Zunächst war ich unfassbar schockiert. Fassungslos. Dann kam allerdings direkt der Gedanke: ‚Was kann ich tun?‘ Also habe ich begonnen, humanitäre Hilfe zu leisten und Geld zu spenden. Der nächste Schritt war, Demonstrationen gegen den Krieg und gegen Putin ins Leben zu rufen. Öffentlich Haltung zu zeigen. Darum haben wir 2022 den Verein Free Russians gegründet. Wir haben offiziell 16 Mitglieder und rund 60 Unterstützer. Eigentlich sind wir viele, viele mehr, jedoch trauen sich einige Russen nicht, offiziell bei uns einzutreten.

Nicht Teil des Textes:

hipError_t launch_step(const Params& host, const Params* dev, int nworld, int nsubstep,
                       int integrate, const uint8_t* mask, hipStream_t stream,
                       const SideStream* side, const Params* hbig, const Params* dbig) {
  if (nworld <= 0) return hipSuccess;
  static const int masked_big_env = [] {
    const char* e = getenv("MJX355_MASKED_BIG");
    return e ? atoi(e) : -1;
  }();
  const bool masked_big = masked_big_env >= 0 ? masked_big_env != 0 : nworld <= 4096 || host.d.nhfield == 0;
  if (mask && hbig && masked_big) {
    static const bool fused = [] {
      const char* e = getenv("MJX355_MASKED_FUSED");
      return !e || atoi(e) != 0;
    }();
    if (const StepFn fM = fused ? step_fn(*hbig, 8) : nullptr) {
      MJX_LAUNCH(8, fM, dim3(nworld), lds_resolve(*hbig), stream, dbig, 0, nworld, 0, 1, integrate,
                 mask);
      return hipGetLastError();
    }
    const StepFn fA = step_fn(*hbig, 0), fBL = step_fn(*hbig, 3), fC = step_fn(*hbig, 2);
    MJX_LAUNCH(0, fA, dim3(nworld), lds_bytes(*hbig, 0), stream, dbig, 0, nworld, 0, 1, integrate,
               mask);
    MJX_LAUNCH(3, fBL, dim3(nworld), lds_bytes(*hbig, 1), stream, dbig, 0, nworld, 0, 1, -1, mask);
    MJX_LAUNCH(2, fC, dim3(nworld), lds_bytes(*hbig, 2), stream, dbig, 0, nworld, 0, 1, integrate,
               mask);
    return hipGetLastError();
  }
  const StepFn fA = step_fn(host, 0), fB = step_fn(host, 1), fC = step_fn(host, 2);
  const StepFn fBL = newton_lat() ? step_fn(host, 3) : fB;
  const int cBL = newton_lat() ? 3 : 1;
  const int nc = host.nrowclass;
  if (nc > 0 && !side) return hipErrorInvalidValue;
  const bool ovf = hbig && side && host.ovf_resolve;
  const int nsplit = (!mask && side) ? std::max(1, std::min(side->nsplit, kMaxSplit)) : 1;
  static const bool pipe = [] {
    const char* e = getenv("MJX355_CLASS_PIPE");
    return !e || atoi(e) != 0;
  }();

  if (nsplit > 1 && nc > 0) {
    if (ovf) return hipErrorNotSupported;
    return launch_split_classes(host, dev, nworld, nsubstep, integrate, stream, side, nsplit, pipe);
  }
  hipStream_t sst[kMaxSplit];
  int wb[kMaxSplit + 1];
  for (int k = 0; k <= nsplit; k++) wb[k] = (int)(((long long)nworld * k) / nsplit);
  sst[0] = stream;
  hipError_t e = hipSuccess;
  if (nsplit > 1) {
    e = hipEventRecord(side->split_fork, stream);
    for (int k = 1; k < nsplit && e == hipSuccess; k++) {
      sst[k] = side->split[k];
      e = hipStreamWaitEvent(sst[k], side->split_fork, 0);
    }
    if (e != hipSuccess) return e;
  }
  static const int range_chain_env = [] {
    const char* e = getenv("MJX355_RANGE_CHAIN");
    return e ? atoi(e) : -1;
  }();
  const bool rchain = range_chain_env >= 0 ? range_chain_env != 0 : (side && side->range_chain);
  const StepFn fR = nc == 0 && !mask && rchain ? step_fn(host, 6) : nullptr;
  for (int sub = 0; sub < nsubstep; sub++) {
    const int last = sub == nsubstep - 1;
    const int apar = (sub & 1) ? kSelAPar : 0;
    for (int k = 0; k < nsplit; k++) {
      const int w0 = wb[k], w1 = wb[k + 1], n = w1 - w0;
      if (n <= 0) continue;
      hipStream_t st = sst[k];
      const bool piped = nc > 0 && !mask && pipe;
      const bool nexta = piped || fR;
      if (!nexta || sub == 0)
        MJX_LAUNCH(0, fA, dim3(n), lds_bytes(host, 0), st, dev, w0, w1, k | apar, last, integrate,
                   mask);
      const bool ovf_inline = ovf && (nsplit > 1 || fR != nullptr);
      auto ovf_record = [&]() {
        if (!ovf || ovf_inline) return hipSuccess;
        return hipEventRecord(side->ovf_fork[k], st);
      };
      auto ovf_launch = [&]() {
        if (!ovf || ovf_inline) return hipSuccess;
        hipError_t e2 = hipStreamWaitEvent(side->ovf[k], side->ovf_fork[k], 0);
        if (e2 == hipSuccess)
          ovf_chain(host, dev, *hbig, dbig, side->ovf[k], k, w0, w1, sub, nsubstep, integrate,
                    nexta, false);
        return e2;
      };
      auto fork_ovf = [&]() {
        hipError_t e2 = ovf_record();
        return e2 == hipSuccess ? ovf_launch() : e2;
      };
      const bool mfirst = main_first(st);
      auto join_ovf = [&]() {
        if (!ovf) return hipSuccess;
        if (ovf_inline) {
          ovf_chain(host, dev, *hbig, dbig, st, k, w0, w1, sub, nsubstep, integrate, fR != nullptr, true);
          return hipSuccess;
        }
        hipError_t e2 = hipEventRecord(side->ovf_join[k], side->ovf[k]);
        if (e2 == hipSuccess) e2 = hipStreamWaitEvent(st, side->ovf_join[k], 0);
        return e2;
      };
      if (nc > 0 && mask) {
        static const bool masked_jg = [] {
          const char* e = getenv("MJX355_MASKED_JG");
          return !e || atoi(e) != 0;
        }();
        const StepFn fMJ = masked_jg && newton_lat() ? step_fn(host, 9) : nullptr;
        MJX_LAUNCH(fMJ ? 9 : cBL, fMJ ? fMJ : fBL, dim3(n), lds_bytes(host, fMJ ? kLdsJG : 1), st,
                   dev, w0, w1, k, last, -1, mask);
        if (ovf) ovf_chain(host, dev, *hbig, dbig, st, k, w0, w1, sub, nsubstep, integrate, false, true);
      } else if (nc > 0) {
        MJX_LAUNCH_CLASSIFY(st, dev, w0, w1,
                           k, mask);
        if (ovf_stream_env() && (e = fork_ovf()) != hipSuccess) return e;
        e = hipEventRecord(side->fork[k], st);
        if (e != hipSuccess) return e;
        auto class_chain = [&](hipStream_t cs, int cls) {
          const bool cjg = cls == 0 && newton_lat() && jg_mode(nworld) == 1;
          const int cX = cls == 0 && newton_lat() ? (cjg ? 11 : 7) : 6;
          const StepFn fX = piped && chain_env(cls, nworld) ? step_fn(host, cX) : nullptr;
          if (fX) {
            const int selx = k | (cls + 1) << 8 | (last ? 0 : kSelChainA) |
                             (((sub + 1) & 1) ? kSelAPar : 0) |
                             (sub + 1 == nsubstep - 1 ? kSelNextLast : 0);
            MJX_LAUNCH(cX, fX, dim3(n), lds_chain(host, cls, !last, cjg), cs, dev, w0, w1, selx,
                       last, integrate, mask);
            return;
          }
          const int jg = cls == 0 ? jg_mode(nworld) : 0;
          const StepFn fJ = jg == 1 && newton_lat() ? step_fn(host, 9) : jg == 2 ? step_fn(host, 10) : nullptr;
          const StepFn fBH = cls == 0 && !fJ && heavy_cap(host) && newton_lat() ? step_fn(host, 12) : fBL;
          const int pr = fBH != fBL ? kSelPrio : 0;
          const int cB = cls ? 1 : fJ ? (jg == 2 ? 10 : 9) : fBH != fBL ? 12 : cBL;
          MJX_LAUNCH(cB, cls ? fB : fJ ? fJ : fBH, dim3(n),
                     lds_bytes(host, cls ? 2 + cls : fJ ? kLdsJG : 1), cs, dev, w0, w1, k | pr, last,
                     cls, mask);
          if (!piped) return;
          MJX_LAUNCH(2, fC, dim3(n), lds_bytes(host, 2), cs, dev, w0, w1, k | (cls + 1) << 8 | pr,
                     last, integrate, mask);
          if (!last)
            MJX_LAUNCH(0, fA, dim3(n), lds_bytes(host, 0), cs, dev, w0, w1,
                       k | (cls + 1) << 8 | (((sub + 1) & 1) ? kSelAPar : 0) | pr,
                       sub + 1 == nsubstep - 1, integrate, mask);
        };
        for (int c = 0; c < nc; c++) {
          const int cls = c == 0 ? 0 : nc + 1 - c;
          e = hipStreamWaitEvent(side->stream[k][c], side->fork[k], 0);
          if (e != hipSuccess) return e;
          class_chain(side->stream[k][c], cls);
          if (c == 0 && ovf && !ovf_stream_env())
            ovf_chain(host, dev, *hbig, dbig, side->stream[k][0], k, w0, w1, sub, nsubstep,
                      integrate, piped, false);
        }
        class_chain(st, 1);
        for (int c = 0; c < nc; c++) {
          e = hipEventRecord(side->join[k][c], side->stream[k][c]);
          if (e == hipSuccess) e = hipStreamWaitEvent(st, side->join[k][c], 0);
          if (e != hipSuccess) return e;
        }
        if (ovf_stream_env() && (e = join_ovf()) != hipSuccess) return e;
        if (piped) continue;
      } else if (fR) {
        if ((e = ovf_record()) != hipSuccess) return e;
        if (!mfirst && (e = ovf_launch()) != hipSuccess) return e;
        const int selx = k | (last ? 0 : kSelChainA) | (((sub + 1) & 1) ? kSelAPar : 0) |
                         (sub + 1 == nsubstep - 1 ? kSelNextLast : 0);
        MJX_LAUNCH(6, fR, dim3(n), lds_chain(host, 0, !last), st, dev, w0, w1, selx, last,
                   integrate, mask);
        if (mfirst && (e = ovf_launch()) != hipSuccess) return e;
        if ((e = join_ovf()) != hipSuccess) return e;
        continue;
      } else {
        if ((e = ovf_record()) != hipSuccess) return e;
        if (!mfirst && (e = ovf_launch()) != hipSuccess) return e;
        const StepFn fBJ = newton_jg() == 2 ? step_fn(host, 10) : nullptr;
        MJX_LAUNCH(fBJ ? 10 : 1, fBJ ? fBJ : fB, dim3(n), lds_bytes(host, fBJ ? kLdsJG : 1), st, dev,
                   w0, w1, k, last, 0, mask);
        if (mfirst && (e = ovf_launch()) != hipSuccess) return e;
      }
      MJX_LAUNCH(2, fC, dim3(n), lds_bytes(host, 2), st, dev, w0, w1, k, last, integrate, mask);
      if (nc == 0 && (e = join_ovf()) != hipSuccess) return e;
    }
  }
  for (int k = 1; k < nsplit; k++) {
    e = hipEventRecord(side->split_join[k], sst[k]);
    if (e == hipSuccess) e = hipStreamWaitEvent(stream, side->split_join[k], 0);
    if (e != hipSuccess) return e;
  }
  return hipGetLastError();
}
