template <int RSQ, int MM, bool DIAG, bool WS = false, bool WT = false>
__device__ __forceinline__
void sym_chunks2(const float2 *__restrict__ pos, const float *__restrict__ mass,
                 float2 *__restrict__ slab_r_row, uint32_t n, uint32_t c0, uint32_t cnt,
                 const v2f (&xi)[SYM_P], const v2f (&yi)[SYM_P], const v2f (&mi)[SYM_P],
                 v2f (&ax)[SYM_P], v2f (&ay)[SYM_P], float eps2, float um_mass, float4 (*red)[4][64])
{
    static_assert(MM != MM_SCALED, "the mass-scaled body keeps the one-chunk form");
    constexpr bool UM = MM == MM_UNIFORM;
    const uint32_t t = threadIdx.x, lane = t & 63u, w = t >> 6;
    const int addr = (int)(((lane + 1u) & 63u) * 4u);
    const v2f e2 = {eps2, eps2};
    v2f bx[2 * SYM_P], by[2 * SYM_P];
#pragma unroll
    for (int k = 0; k < 2 * SYM_P; ++k) { bx[k] = (v2f){0.f, 0.f}; by[k] = (v2f){0.f, 0.f}; }

    auto fetch = [&](uint32_t c, v2f &x, v2f &y, v2f &m) {
        x = (v2f){PAD_XY, PAD_XY}; y = x; m = (v2f){0.f, 0.f};
        if (c < cnt) {
            const uint32_t j = (c0 + c) * SYM_CH + lane;
            if (j < n) { const float2 pj = pos[j]; x.x = pj.x; y.x = pj.y; if constexpr (!UM) m.x = mass[j]; }
        }
        if (c + 1 < cnt) {
            const uint32_t j = (c0 + c + 1) * SYM_CH + lane;
            if (j < n) { const float2 pj = pos[j]; x.y = pj.x; y.y = pj.y; if constexpr (!UM) m.y = mass[j]; }
        }
    };
    constexpr uint32_t CS = WS ? 8u : 2u;
    v2f xq, yq, mq;
    fetch(WS ? 2u * w : 0u, xq, yq, mq);
    for (uint32_t c = WS ? 2u * w : 0u; c < cnt; c += CS) {
        v2f xn, yn, mn;
        fetch(c + CS, xn, yn, mn);
        v2f aqx = {0.f, 0.f}, aqy = {0.f, 0.f};
#pragma unroll SYM_UNROLL2
        for (int step = 0; step < 64; ++step) {
            const v2f xr = {lane_rot(xq.x, addr), lane_rot(xq.y, addr)};
            const v2f yr = {lane_rot(yq.x, addr), lane_rot(yq.y, addr)};
            v2f mr = {0.f, 0.f};
            if constexpr (!UM) mr = (v2f){lane_rot(mq.x, addr), lane_rot(mq.y, addr)};
#pragma unroll
            for (int p = 0; p < SYM_P; ++p) {
#pragma unroll
                for (int h = 0; h < 2; ++h) {
                    const float xs = h ? xi[p].y : xi[p].x, ys = h ? yi[p].y : yi[p].x;
                    const v2f dx = xq - (v2f){xs, xs};
                    const v2f dy = yq - (v2f){ys, ys};
                    v2f r2 = __builtin_elementwise_fma(dx, dx, e2);
// ... 18 lines not shown
                            const v2f sj = (v2f){ms, ms} * inv3;
                            aqx = __builtin_elementwise_fma(-sj, dx, aqx);
                            aqy = __builtin_elementwise_fma(-sj, dy, aqy);
                        }
                    }
                }
            }
            xq = xr; yq = yr;
            if constexpr (!UM) mq = mr;
            if constexpr (!DIAG) {
                aqx = (v2f){lane_rot(aqx.x, addr), lane_rot(aqx.y, addr)};
                aqy = (v2f){lane_rot(aqy.x, addr), lane_rot(aqy.y, addr)};
            }
        }
        if constexpr (!DIAG) {
            float4 r = make_float4(aqx.x, aqy.x, aqx.y, aqy.y);
            if constexpr (UM) { r.x *= um_mass; r.y *= um_mass; r.z *= um_mass; r.w *= um_mass; }
            if constexpr (WS) {
                const uint32_t j0 = (c0 + c) * SYM_CH + lane, j1 = j0 + SYM_CH;
                if (j0 < n) store8<WT>(&slab_r_row[j0], make_float2(r.x, r.y));
                if (c + 1 < cnt && j1 < n) store8<WT>(&slab_r_row[j1], make_float2(r.z, r.w));
            } else {
                float4 (*rb)[64] = red[(c >> 1) & 1u];
                rb[w][lane] = r;
                __syncthreads();
                if (w < 2 && c + w < cnt) {
                    const uint32_t j = (c0 + c + w) * SYM_CH + lane;
                    float2 a = w ? make_float2(rb[0][lane].z, rb[0][lane].w) : make_float2(rb[0][lane].x, rb[0][lane].y);
#pragma unroll
                    for (int k = 1; k < 4; ++k) {
                        a.x += w ? rb[k][lane].z : rb[k][lane].x;
                        a.y += w ? rb[k][lane].w : rb[k][lane].y;
                    }
                    if (j < n) store8<WT>(&slab_r_row[j], a);
                }
            }
        }
        xq = xn; yq = yn;
        if constexpr (!UM) mq = mn;
    }
#pragma unroll
    for (int p = 0; p < SYM_P; ++p) {
        ax[p] += (v2f){bx[2 * p].x + bx[2 * p].y, bx[2 * p + 1].x + bx[2 * p + 1].y};
        ay[p] += (v2f){by[2 * p].x + by[2 * p].y, by[2 * p + 1].x + by[2 * p + 1].y};
    }
}

#ifndef NB_STAMP
#define NB_STAMP(k)
#endif
template <int RSQ, int MM, bool PAIRS = false, bool WS = false, bool WT = false>
__device__ __forceinline__
void force_sym_f32_body(const float2 *__restrict__ pos, const float *__restrict__ mass, const float *__restrict__ sigma,
                        const SymItem it,
                        float2 *__restrict__ slab_s, float2 *__restrict__ slab_r,
                        uint32_t n, float eps2, float um_mass)
{
    constexpr bool UM = MM == MM_UNIFORM;
    constexpr uint32_t SB = WS ? SYM_SB_WS : SYM_SB;
    static_assert(!(PAIRS && MM == MM_SCALED), "the mass-scaled body keeps the one-chunk form");
    static_assert(SYM_WT == SYM_SB_WS && (!WS || SYM_P == 4), "a wave-split tile is one wave's stationary set; wave w finishes register pair w");
    __shared__ float4 red4[WS ? 4 * SYM_P : 2 * 4][64];
    float2 (*red)[4][64] = reinterpret_cast<float2 (*)[4][64]>(red4);
    float4 (*red2)[4][64] = reinterpret_cast<float4 (*)[4][64]>(red4);
    const bool diag = it.diag != 0;
    const uint32_t s_row = it.s_row;
    const uint32_t t = threadIdx.x, lane = t & 63u, w = t >> 6;

    v2f xi[SYM_P], yi[SYM_P], mi[SYM_P], ax[SYM_P], ay[SYM_P];
    uint32_t li[SYM_P];
#pragma unroll
    for (int p = 0; p < SYM_P; ++p) {
        li[p] = (WS ? 0u : w * SYM_WT) + (uint32_t)p * 128u + 2u * lane;
        const uint32_t g0 = it.tile * SB + li[p], g1 = g0 + 1;
        float2 p0 = make_float2(PAD_XY, PAD_XY), p1 = p0;
        float m0 = 0.f, m1 = 0.f;
        if (g0 < n) { p0 = pos[g0]; if constexpr (!UM) m0 = mass[g0]; }
        if (g1 < n) { p1 = pos[g1]; if constexpr (!UM) m1 = mass[g1]; }
        xi[p] = (v2f){p0.x, p1.x}; yi[p] = (v2f){p0.y, p1.y}; mi[p] = (v2f){m0, m1};
        ax[p] = (v2f){0.f, 0.f}; ay[p] = (v2f){0.f, 0.f};
    }
    NB_STAMP(1);
    float2 *__restrict__ rrow = slab_r + it.r_base;
    if constexpr (PAIRS) {
        if (diag) sym_chunks2<RSQ, MM, true, WS, WT>(pos, mass, rrow, n, it.c0, it.cnt, xi, yi, mi, ax, ay, eps2, um_mass, red2);
        else      sym_chunks2<RSQ, MM, false, WS, WT>(pos, mass, rrow, n, it.c0, it.cnt, xi, yi, mi, ax, ay, eps2, um_mass, red2);
    } else {
        if (diag) sym_chunks<RSQ, MM, true, WS, WT>(pos, mass, sigma, rrow, n, it.c0, it.cnt, xi, yi, mi, ax, ay, eps2, um_mass, red);
        else      sym_chunks<RSQ, MM, false, WS, WT>(pos, mass, sigma, rrow, n, it.c0, it.cnt, xi, yi, mi, ax, ay, eps2, um_mass, red);
    }

    NB_STAMP(2);
    float2 *__restrict__ out = slab_s + (size_t)s_row * SB;
    if constexpr (WS) {
#pragma unroll
        for (int p = 0; p < SYM_P; ++p) red4[w * SYM_P + p][lane] = make_float4(ax[p].x, ay[p].x, ax[p].y, ay[p].y);
        __syncthreads();
        float4 a = red4[w][lane];
#pragma unroll
        for (int k = 1; k < 4; ++k) { const float4 b = red4[k * SYM_P + w][lane]; a.x += b.x; a.y += b.y; a.z += b.z; a.w += b.w; }
        if constexpr (UM) { a.x *= um_mass; a.y *= um_mass; a.z *= um_mass; a.w *= um_mass; }
        store16<WT>(reinterpret_cast<float4 *>(&out[w * 128u + 2u * lane]), a);
    } else {
#pragma unroll
// ... 163 lines not shown
__device__ __forceinline__ double lane_rot64(double v, int addr)
{
    const unsigned long long u = __builtin_bit_cast(unsigned long long, v);
    const unsigned lo = (unsigned)__builtin_amdgcn_ds_bpermute(addr, (int)(unsigned)u);
    const unsigned hi = (unsigned)__builtin_amdgcn_ds_bpermute(addr, (int)(unsigned)(u >> 32));
    return __builtin_bit_cast(double, ((unsigned long long)hi << 32) | lo);
}

constexpr double PAD_XY64 = 1.0e150;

Ihr Engagement ist nicht ungefährlich. Mit welchen Konsequenzen leben Sie und was bedeutet das für Ihre Zukunft?

Natürlich bedeutet unser Aktivismus eine gewisse Gefahr. Selbst hier in Deutschland fühle ich mich nicht sicher vor den russischen Behörden. Aber das ändert nichts daran, dass wir trotzdem immer weitermachen werden. Anders können wir nicht. Vor einigen Monaten war die Lage viel schlimmer, als die russischen Konsulate noch geöffnet hatten. Wir wurden bespitzelt, bei Demos beobachtet. Seit das Konsulat in München nicht mehr besetzt ist, ist es etwas besser geworden. Trotzdem müssen wir weiter auf der Hut sein.

Könnten Sie derzeit nach Russland zurückkehren?

Nein, das ist definitiv nicht möglich. Eine Einreise wäre für uns Aktivisten viel zu gefährlich. Weiterhin häufen sich Fälle von Ermordungen, Verhaftungen und Folterungen im Gefängnis. Deswegen können wir nicht zurück. Besonders schlimm daran ist, dass wir dadurch nicht bei unseren Familien sein können. Meine Mutter zum Beispiel ist sehr krank. Sie kann nicht ausreisen, ich kann aber auch nicht zu ihr. Das ist unfassbar schmerzhaft.

Was bekommen Sie von Ihrer Verwandtschaft in Russland mit? Wie ist die Stimmung im Land?

Es gibt inzwischen viele, die der russischen Propaganda keinen Glauben mehr schenken. Trotzdem ist es quasi unmöglich, sich dagegen auszusprechen. Und deswegen schweigt die Masse der Bevölkerung weiter. Nun stehen die Wahlen an – wobei man diese überhaupt nicht als solche bezeichnen kann – wir wissen alle, wer ‚gewinnen‘ wird. Und das, obwohl sogar die verfälschten Umfragen der russischen Medien sagen, dass die Anti-Kriegs-Stimmung im Land wächst. Wir stehen dauerhaft in Kontakt mit unseren Freunden und anderen Aktivisten vor Ort. Und so kann man sich zumindest ungefähr ein Bild davon machen, was im Land passiert.